周总站在楼梯台阶中间,视线扫过我怀里的纸箱和绿萝,语气带着几分感慨。
“连这盆绿萝都要带走?”
“养了两年,有感情了。”
“办公室原本那盆绿植,生命力顽强得很,死不了。”
“但这盆,跟我更熟。”
他闻言浅浅笑了一下,笑意转瞬即逝,神色重新变得严肃。
“林妍,你负责的那个项目方案,我今天就能签字审批。”
“我清楚的。”
“你真的不再多等等?考虑一下?”
我没有立刻作答,任由沉默在楼梯间蔓延。
楼梯间的窗户开了一道细缝,窗外的车流轰鸣、街边小店的叫卖声,一缕缕飘进安静的楼道。
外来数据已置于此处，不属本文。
template <bool VIEWS>
__device__ __forceinline__ bool tile_origin(const int lane, const int tile_idx, const uint32_t n_chunks_tile, int &tile_x0, int &tile_y0,
                                            RT_KViewP &vrec) {
  RT_KArgs A = cold_args();
  int vt = tile_idx;
  if constexpr (VIEWS) {
    const int tu = __builtin_amdgcn_readfirstlane(tile_idx);
    const uint32_t view = (uint32_t)tu / (uint32_t)A->tiles_per_view;
    vt = tu - (int)view * A->tiles_per_view;
    vrec = (RT_KViewP)A->views + view;
  }
  const int lchunk = vt >> 4, sub = vt & 15;
  const int chunk = A->local_chunks[lchunk];
  const int chunks_x = A->chunks_x;
  tile_x0 = (chunk % chunks_x) * 32 + (sub & 3) * 8;
  tile_y0 = (chunk / chunks_x) * 32 + (sub >> 2) * 8;
  if (tile_x0 < A->width && tile_y0 < A->height) return true;
  if (lane == 0) {
    uint32_t old = atomicMax(&A->tile_next[tile_idx], n_chunks_tile);
    if (old < n_chunks_tile) atomicSub(&A->open_groups[tile_idx >> 6], 1u);
  }
  return false;
}
__device__ __forceinline__ bool tile_origin(const int lane, const int tile_idx, const uint32_t n_chunks_tile, int &tile_x0, int &tile_y0) {
  RT_KViewP no_view = nullptr;
  return tile_origin<false>(lane, tile_idx, n_chunks_tile, tile_x0, tile_y0, no_view);
}

template <class CAM>
__device__ __forceinline__ bool tile_pyramid(const CAM S, const float *nodes, float4 *smem, const int pyr_off, const int lane,
                                             const int tile_x0, const int tile_y0) {
  RT_KArgs A = cold_args();
  const float m = 0.05f;
  const float ux0 = ((float)tile_x0 - 0.5f - m) * 2.0f * A->inv_width - 1.0f;
  const float ux1 = ((float)tile_x0 + 7.5f + m) * 2.0f * A->inv_width - 1.0f;
  const float uy0 = ((float)tile_y0 - 0.5f - m) * 2.0f * A->inv_height - 1.0f;
  const float uy1 = ((float)tile_y0 + 7.5f + m) * 2.0f * A->inv_height - 1.0f;
  const float asp = A->aspect, fl = S->focal_length;
  rt_v3 c[4];
#pragma unroll
  for (int q = 0; q < 4; q++) {
    float cx = ((q == 1 || q == 2) ? ux1 : ux0) * asp, cy = -((q >= 2) ? uy1 : uy0), cz = -fl;
    c[q] = rt_v3_make(S->cam[0][0] * cx + S->cam[0][1] * cy + S->cam[0][2] * cz,
                      S->cam[1][0] * cx + S->cam[1][1] * cy + S->cam[1][2] * cz,
                      S->cam[2][0] * cx + S->cam[2][1] * cy + S->cam[2][2] * cz);
  }
  const rt_v3 o = rt_v3_make(S->cam[0][3], S->cam[1][3], S->cam[2][3]);
  rt_v3 pn[4];
#pragma unroll
  for (int q = 0; q < 4; q++) {
    rt_v3 n = rt_v3_cross(c[q], c[(q + 1) & 3]);
    if (rt_v3_dot(n, c[(q + 2) & 3]) > 0.0f) n = rt_v3_scale(n, -1.0f);
    pn[q] = n;
  }
  float *pyr = lds_at(smem, pyr_off);
  if (lane == 0) {
#pragma unroll
    for (int q = 0; q < 4; q++) { pyr[RT_PYR_PLANE + q * 4 + 0] = pn[q].x; pyr[RT_PYR_PLANE + q * 4 + 1] = pn[q].y; pyr[RT_PYR_PLANE + q * 4 + 2] = pn[q].z; }
    pyr[RT_PYR_ORIGIN] = o.x; pyr[RT_PYR_ORIGIN + 1] = o.y; pyr[RT_PYR_ORIGIN + 2] = o.z;
  }
  if (lane < RT_PYR_CACHE_WORDS) reinterpret_cast<uint32_t *>(pyr)[RT_PYR_LEAF_CACHE + lane] = 0u;
  bool may_hit = false;
  if (lane < 8) {
    const float *nb = nodes + lane;
    rt_v3 lo = rt_v3_make(nb[0] - o.x, nb[8] - o.y, nb[16] - o.z);
    rt_v3 hi = rt_v3_make(nb[24] - o.x, nb[32] - o.y, nb[40] - o.z);
    bool outside = child_box_empty(nb);
#pragma unroll
    for (int q = 0; q < 4; q++) {
      rt_v3 n = pn[q];
      float lox = n.x * lo.x, hix = n.x * hi.x, loy = n.y * lo.y, hiy = n.y * hi.y, loz = n.z * lo.z, hiz = n.z * hi.z;
      float nearest = fminf(lox, hix) + fminf(loy, hiy) + fminf(loz, hiz);
      float extent = fmaxf(fabsf(lox), fabsf(hix)) + fmaxf(fabsf(loy), fabsf(hiy)) + fmaxf(fabsf(loz), fabsf(hiz));
      float coarse = fabsf(n.x) * (fabsf(o.x) + fmaxf(fabsf(nb[0]), fabsf(nb[24]))) + fabsf(n.y) * (fabsf(o.y) + fmaxf(fabsf(nb[8]), fabsf(nb[32]))) +
                     fabsf(n.z) * (fabsf(o.z) + fmaxf(fabsf(nb[16]), fabsf(nb[40])));
      if (nearest > 1e-3f * extent + 1e-6f * coarse) outside = true;
    }
    may_hit = !outside;
  }
  return __ballot(may_hit) == 0ull;
}
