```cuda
static int64_t run_forward(const gab200_forward_args* a, const float* tanfov, uint8_t* out_rgb8,
                           gab200_frame_state* st, void* stream_, int views = 1, const float* cameras = nullptr,
                           bool da = false, float* out_alpha = nullptr, float* out_depth = nullptr) {
  cudaStream_t stream = (cudaStream_t)stream_;
  if (!validate(a, out_rgb8 != nullptr && a != nullptr && a->need_backward == 0) || st == nullptr)
    return GAB200_ERR_INVALID_ARGUMENT;
  if (check_arch() < 0) return GAB200_ERR_ARCH;
  memset(st, 0, sizeof(*st));
  Frame f;
  f.a = a; f.tanfov = tanfov; f.out_rgb8 = out_rgb8; f.st = st; f.stream = stream;
  f.P = a->P * views; f.W = a->image_width; f.H = a->image_height;
  f.gx = (f.W + GAB_TILE - 1) / GAB_TILE; f.gy = (f.H + GAB_TILE - 1) / GAB_TILE;
// ... 818 lines not shown
```

### gaussianavatars_b200/csrc/blend.cu

```cuda
#include <type_traits>

#include "common.cuh"
#include "kernels.cuh"

namespace gab {

#define LOG2E 1.4426950408889634f
#define ALPHA_MIN (1.0f / 255.0f)
#define FULLMASK 0xffffffffu
#define CONIC_UNSCALE_AC (-2.0f / LOG2E)
#define CONIC_UNSCALE_B (-1.0f / LOG2E)

__device__ __forceinline__ float ex2_approx(float x) {
  float y;
  asm("ex2.approx.ftz.f32 %0, %1;" : "=f"(y) : "f"(x));
  return y;
}
__device__ __forceinline__ float rcp_approx(float x) {
  float y;
  asm("rcp.approx.ftz.f32 %0, %1;" : "=f"(y) : "f"(x));
  return y;
}
__device__ __forceinline__ void cp_async16(void* smem_dst, const void* gmem_src) {
  const unsigned s = (unsigned)__cvta_generic_to_shared(smem_dst);
// ... 1 lines not shown
}
__device__ __forceinline__ void cp_async_commit() { asm volatile("cp.async.commit_group;" ::: "memory"); }
template <int N>
__device__ __forceinline__ void cp_async_wait() {
  asm volatile("cp.async.wait_group %0;" ::"n"(N) : "memory");
}
__device__ __forceinline__ void gather_rec(SplatRec* dst, const SplatRec* src) {
  cp_async16(&dst->q0, &src->q0);
  cp_async16(&dst->q1, &src->q1);
  cp_async16(&dst->q2, &src->q2);
}

__device__ __forceinline__ uint32_t smem_u32(const void* p) { return (uint32_t)__cvta_generic_to_shared(p); }
__device__ __forceinline__ void mbar_init(uint64_t* bar, uint32_t count) {
  asm volatile("mbarrier.init.shared::cta.b64 [%0], %1;" ::"r"(smem_u32(bar)), "r"(count) : "memory");
}
__device__ __forceinline__ void mbar_fence_init() { asm volatile("fence.mbarrier_init.release.cluster;" ::: "memory"); }
__device__ __forceinline__ void mbar_arrive_expect_tx(uint64_t* bar, uint32_t bytes) {
  asm volatile("mbarrier.arrive.expect_tx.shared::cta.b64 _, [%0], %1;" ::"r"(smem_u32(bar)), "r"(bytes) : "memory");
}
__device__ __forceinline__ void bulk_copy_g2s(void* smem_dst, const void* gmem_src, uint32_t bytes, uint64_t* bar) {
  asm volatile("cp.async.bulk.shared::cluster.global.mbarrier::complete_tx::bytes [%0], [%1], %2, [%3];" ::"r"(
                   smem_u32(smem_dst)),
               "l"(gmem_src), "r"(bytes), "r"(smem_u32(bar))
               : "memory");
}
__device__ __forceinline__ void mbar_wait(uint64_t* bar, uint32_t parity) {
  asm volatile(
      "{\n\t.reg .pred p;\n\tMBAR_WAIT:\n\tmbarrier.try_wait.parity.shared::cta.b64 p, [%0], %1;\n\t@p bra MBAR_DONE;\n\t"
      "bra MBAR_WAIT;\n\tMBAR_DONE:\n\t}" ::"r"(smem_u32(bar)),
      "r"(parity)
      : "memory");
}
#define GAB_FWD_DEPTH_CTAS 2
#define GAB_FWD_VIEWS_TRAIN_CTAS 3
#define GAB_BWD_DEPTH_CTAS 5
#define ID_RING 3

template <int NT>
struct GroupBarrier {
  int id;
  __device__ __forceinline__ void sync() const { asm volatile("bar.sync %0, %1;" ::"r"(id), "n"(NT) : "memory"); }
  __device__ __forceinline__ bool sync_and(bool pred) const {
    unsigned r;
    asm volatile(
        "{\n\t.reg .pred p, q;\n\tsetp.ne.u32 q, %1, 0;\n\tbar.red.and.pred p, %2, %3, q;\n\tselp.u32 %0, 1, 0, p;\n\t}"
        : "=r"(r)
        : "r"((unsigned)pred), "r"(id), "n"(NT)
        : "memory");
    return r != 0;
  }
};

template <int K>
struct BandGeom {
  int col, row0, half, band0;
  __device__ __forceinline__ explicit BandGeom(int tl) {
    const int w = tl >> 5, lane = tl & 31;
    half = w & 1;
    band0 = (w >> 1) * K;
    col = half * 8 + (lane & 7);
    row0 = band0 * 4 + (lane >> 3);
  }
  __device__ __forceinline__ int bit(int i) const { return 2 * (band0 + i) + half; }
};

// ... 111 lines not shown
  if (nchunks > 0) {
    wait_ids(0);
    if (tl < n) gather_rec(&buf0[tl], rec + ids_ring[mis + tl]);
  }
  cp_async_commit();

  for (int c = 0; c < nchunks; c++) {
    SplatRec* nxt = ((c + 1) & 1) ? buf1 : buf0;
    if (c + 1 < nchunks) {
      wait_ids(c + 1);
      const int p = (c + 1) * NT + tl;
      if (p < n) gather_rec(&nxt[tl], rec + ids_ring[((c + 1) % ID_RING) * RING_STRIDE + mis + tl]);
    }
    cp_async_commit();
    if (tl == 0 && c + 2 < nchunks) issue_ids(c + 2);
    cp_async_wait<1>();
    if (bar.sync_and(done == ALL)) {
      if (c + 2 < nchunks) wait_ids(c + 2);
      break;
    }
    const SplatRec* cur = (c & 1) ? buf1 : buf0;
    const int cnt = min(NT, n - c * NT);
    const uint32_t pos0 = (uint32_t)(c * NT);
    uint32_t lb[K];
#pragma unroll
    for (int i = 0; i < K; i++) lb[i] = 0;
    for (int gbase = 0; gbase < cnt; gbase += 32) {
      const int gend = min(32, cnt - gbase);
      const uint32_t live = __ballot_sync(FULLMASK, lane < gend && reaches_rect(cur[gbase + lane], rx0, rx1, ry0, ry1));
      const int nlive = __popc(live);
      __syncwarp();
      if ((live >> lane) & 1u) my_idx[__popc(live & ((1u << lane) - 1u))] = (uint8_t)lane;
      __syncwarp();
#pragma unroll 4
      for (int k = 0; k < nlive; k++) {
        const int jj = my_idx[k];
        const SplatRec* r = cur + gbase + jj;
        const float4 q0 = r->q0;
        const float4 q1 = r->q1;
        const float dx = q0.x - fx;
        const float tA = q0.z * dx;
#pragma unroll
        for (int i = 0; i < K; i++) {
          const float dy = q0.y - fy[i];
          const float pw = fmaf(q1.x * dy, dy, fmaf(q0.w, dy, tA) * dx);
          const float alpha = fminf(0.99f, q1.y * ex2_approx(pw));
          if (pw <= 0.f && alpha >= ALPHA_MIN && !((done >> i) & 1u)) {
            const float test_T = T[i] * (1.f - alpha);
            if (test_T < 0.0001f) {
              done |= 1u << i;
            } else {
              const float w = alpha * T[i];
              Cr[i] = fmaf(q1.z, w, Cr[i]);
              Cg[i] = fmaf(q1.w, w, Cg[i]);
              Cb[i] = fmaf(r->q2.x, w, Cb[i]);
              if (DA) D[i] = fmaf(r->q2.w, w, D[i]);
              T[i] = test_T;
              last[i] = pos0 + (uint32_t)(gbase + jj) + 1u;
              lb[i] |= 1u << jj;
            }
          }
        }
      }
      if (want_mask) {
        uint32_t wh = 0;
#pragma unroll
        for (int i = 0; i < K; i++) {
// ... 16 lines not shown
  const float bg0 = bg[0], bg1 = bg[1], bg2 = bg[2];
  const size_t HW = (size_t)H * W;
#pragma unroll
  for (int i = 0; i < K; i++) {
    const int y = pixy0 + 4 * i;
    if (pixx < W && y < H) {
      const size_t pix = (size_t)y * W + pixx;
      if (OUT & BLEND_OUT_FLOAT) {
        out_color[pix] = fmaf(T[i], bg0, Cr[i]);
        out_color[HW + pix] = fmaf(T[i], bg1, Cg[i]);
        out_color[2 * HW + pix] = fmaf(T[i], bg2, Cb[i]);
      }
      if (TRAIN && final_T != nullptr) {
        final_T[pix] = T[i];
        n_contrib[pix] = last[i];
      }
      if (DA) {
        if (out_alpha != nullptr) out_alpha[pix] = 1.0f - T[i];
        if (out_depth != nullptr) out_depth[pix] = D[i];
      }
    }
  }
  if (OUT & BLEND_OUT_U8) {
#pragma unroll
    for (int i = 0; i < K; i++)
      store_display(out_rgb8, W, H, pixx, pixy0 + 4 * i, lane, fmaf(T[i], bg0, Cr[i]), fmaf(T[i], bg1, Cg[i]),
                    fmaf(T[i], bg2, Cb[i]));
  }
}

template <int OUT, bool DA, bool VIEWS>
__global__ void __launch_bounds__(256, DA                                 ? GAB_FWD_DEPTH_CTAS
                                       : VIEWS && (OUT & BLEND_OUT_TRAIN) ? GAB_FWD_VIEWS_TRAIN_CTAS
                                                                          : 0) blend_forward_kernel(
    int W, int H, int gx, int tiles, int view_tiles, const uint2* __restrict__ ranges, const uint32_t* __restrict__ order,
    const uint32_t* __restrict__ order_info, const uint32_t* __restrict__ point_list, const SplatRec* __restrict__ rec,
    const float* __restrict__ bg, float* __restrict__ out_color, float* __restrict__ final_T,
    uint32_t* __restrict__ n_contrib, uint8_t* __restrict__ strip_mask, uint8_t* __restrict__ out_rgb8,
    float* __restrict__ out_alpha, float* __restrict__ out_depth) {
  __shared__ SplatRec buf[2][256];
  __shared__ uint32_t smask[256];
  __shared__ __align__(16) uint32_t ids_ring[4][ID_RING * (64 + 4)];
  __shared__ __align__(8) uint64_t mbar[4][ID_RING];
  pdl_wait();
  pdl_trigger();
  const int nh = (int)order_info[0];
  const int b = blockIdx.x, t = threadIdx.x;
  if (b < nh) {
    forward_tile<1, OUT, DA, VIEWS>((int)order[b], t, GroupBarrier<256>{0}, buf[0], buf[1], smask, &ids_ring[0][0],
                                    mbar[0], W, H, gx, view_tiles, ranges, point_list, rec, bg, out_color, final_T,
                                    n_contrib, strip_mask, out_rgb8, out_alpha, out_depth);
  } else {
    const int g = t >> 6, slot = nh + 4 * (b - nh) + g;
    if (slot >= tiles) return;
    forward_tile<4, OUT, DA, VIEWS>((int)order[slot], t & 63, GroupBarrier<64>{1 + g}, buf[0] + g * 64,
                                    buf[1] + g * 64, smask + g * 64, ids_ring[g], mbar[g], W, H, gx, view_tiles, ranges,
                                    point_list, rec, bg, out_color, final_T, n_contrib, strip_mask, out_rgb8,
                                    out_alpha, out_depth);
  }
}

template <bool DA, bool VIEWS>
static decltype(&blend_forward_kernel<BLEND_OUT_FLOAT, DA, VIEWS>) blend_forward_instance(int out) {
  constexpr int F = BLEND_OUT_FLOAT, U = BLEND_OUT_U8, T = BLEND_OUT_TRAIN;
  if constexpr (!DA) {
    if (out == (F | T)) return blend_forward_kernel<F | T, DA, VIEWS>;
    if (out == (F | U | T)) return blend_forward_kernel<F | U | T, DA, VIEWS>;
  }
  out &= F | U;
  return out == F ? blend_forward_kernel<F, DA, VIEWS>
         : out == U ? blend_forward_kernel<U, DA, VIEWS>
                    : blend_forward_kernel<F | U, DA, VIEWS>;
}

void launch_blend_forward(int views, int W, int H, const uint2* ranges, const uint32_t* order,
                          const uint32_t* order_info, const uint32_t* point_list, const SplatRec* rec, const float* bg,
                          float* out_color, float* final_T, uint32_t* n_contrib, uint8_t* strip_mask, uint8_t* out_rgb8,
                          float* out_alpha, float* out_depth, cudaStream_t stream) {
  const int gx = (W + GAB_TILE - 1) / GAB_TILE, gy = (H + GAB_TILE - 1) / GAB_TILE;
  const int view_tiles = gx * gy, tiles = views * view_tiles;
  if (tiles == 0) return;
  const int out = (out_color != nullptr ? BLEND_OUT_FLOAT : 0) | (out_rgb8 != nullptr ? BLEND_OUT_U8 : 0) |
                  (final_T != nullptr ? BLEND_OUT_TRAIN : 0);
  const bool da = out_alpha != nullptr || out_depth != nullptr;
  auto kernel = da ? (views > 1 ? blend_forward_instance<true, true>(out) : blend_forward_instance<true, false>(out))
                   : (views > 1 ? blend_forward_instance<false, true>(out) : blend_forward_instance<false, false>(out));
// ... 61 lines not shown
    p.ar[i] = fmaf(al, er, p.ar[i]);
    p.ag[i] = fmaf(al, eg, p.ag[i]);
    p.ab[i] = fmaf(al, eb, p.ab[i]);
    if constexpr (DA) p.az[i] = fmaf(al, ez, p.az[i]);
    const float t = Gv * dLda;
    s.go += t;
    const float s_ = op * t;
    const float sd = s_ * dy;
    s.S0 += s_;
    s.S1 += sd;
    s.S2 = fmaf(sd, dy, s.S2);
  }
}

template <int K, int I, bool DA = false>
struct BandLoop {
  static __device__ __forceinline__ void run(uint32_t m, PixStateT<K, DA>& p, int pos, float py, float tA, float dx,
                                             float Bp, float Cp, float op, float cr, float cg, float cb,
                                             SplatSumsT<DA>& s, float cz = 0.f) {
    if (m & (1u << I)) visit_bands<K, (1 << I), DA>(p, pos, py, tA, dx, Bp, Cp, op, cr, cg, cb, s, cz);
    BandLoop<K, I + 1, DA>::run(m, p, pos, py, tA, dx, Bp, Cp, op, cr, cg, cb, s, cz);
  }
};
template <int K, bool DA>
struct BandLoop<K, K, DA> {
  static __device__ __forceinline__ void run(uint32_t, PixStateT<K, DA>&, int, float, float, float, float, float, float,
                                             float, float, float, SplatSumsT<DA>&, float = 0.f) {}
};

#define ROWS_STRIDE 36
template <int NR>
struct __align__(16) WarpSmemT {
  SplatRec rec[2][32];
  float rows[2][NR * ROWS_STRIDE];
  float part[2][32];
  uint32_t ids[ID_RING][32 + 4];
  uint8_t masks[ID_RING][32 + 16];
  uint64_t mbar[ID_RING];
};
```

一切都和一个月前一模一样。一楼咖啡机定时喷出短促的蒸汽声响,门口不断传来取餐的呼喊,整栋写字楼的节奏永远急促匆忙,推着每个人不停向前。
周总再次开口,语气带着几分妥协与挽留。
“今年的晋升名额有限,先把名额给思琪,**明年的名额,我优先留给你**。”
这句话瞬间把我拉回了从前,无数个熬夜赶项目的日夜,无数次画饼式的承诺,大抵都是这般说辞。
我抬手往上托了托怀里的纸箱,防止里面的马克杯晃动倾倒。
“周总,明年的名额,不用再为我留了。”
他抬眼定定看着我,眼底带着一丝诧异。
我抬手指了指他手里的文件袋,语气平静无波。
“离职证明,您已经帮我开好。”
我清晰地补了一句:“我已经正式辞职了。”
这一次,他没有劝我三思,也没有指责我行事冲动。
他沉默几秒,将手中的文件袋递到我面前。
“这是海岳项目最终版的合同附件,你不用带走,稍后交给思琪。”
我接过文件袋,转身一步步走下楼梯。
一楼大厅里,陈思琪抱着那盆绿萝站在前台旁。
前台贴心询问,要不要给花盆套个防尘袋。
她笑着回绝,说自己等下直接坐地铁,抱着方便,不用麻烦。
我走到她身边,把文件袋递过去,又将那本黑色笔记本仔细塞进自己的背包里。
“这是海岳项目的附件。今晚客户如果临时改口、变更需求,优先翻看这份补充协议。”
“我记住了。”
“研发那边不要只听口头答复,所有调整,一律让他们发邮件书面确认。”
“明白。”
“如果周总说‘后续再慢慢调整’……”
陈思琪熟练接话,语气笃定:“就让他落字,写上具体日期。”
我轻轻点头,彻底放心。
前台拿起我的工牌,咔嚓剪去一角作废。闲置的门禁卡落在桌面,发出一声极轻的轻响。
楼梯口的周总,始终静静站在原地,再也没有开口叫住我。
我伸手推开厚重的玻璃大门,室外的风迎面吹来,掀得纸箱边角微微翻卷。
陈思琪抱着绿萝,一直送我到台阶下方。我让她回去工作,不用相送,她却定定站着没动。
“下周开始,就见不到你了。”她语气带着几分不舍。
“业务对接上,我们还会再见的。”
“那我以后有事就给你发邮件。”
“按正式工作流程发就好。”
她忍不住白了我一眼,带着惯有的俏皮:“你都要走了,还这么一板一眼的。”
我笑着接过她递来的塑料袋,把那只马克杯装了进去。
杯底还粘着三年前周总贴上的标签,字迹依旧清晰:海岳项目专用。
我没有撕掉这行旧字,连同这段耗在项目里的岁月一起,稳稳放进纸箱,彻底带出了这座写字楼。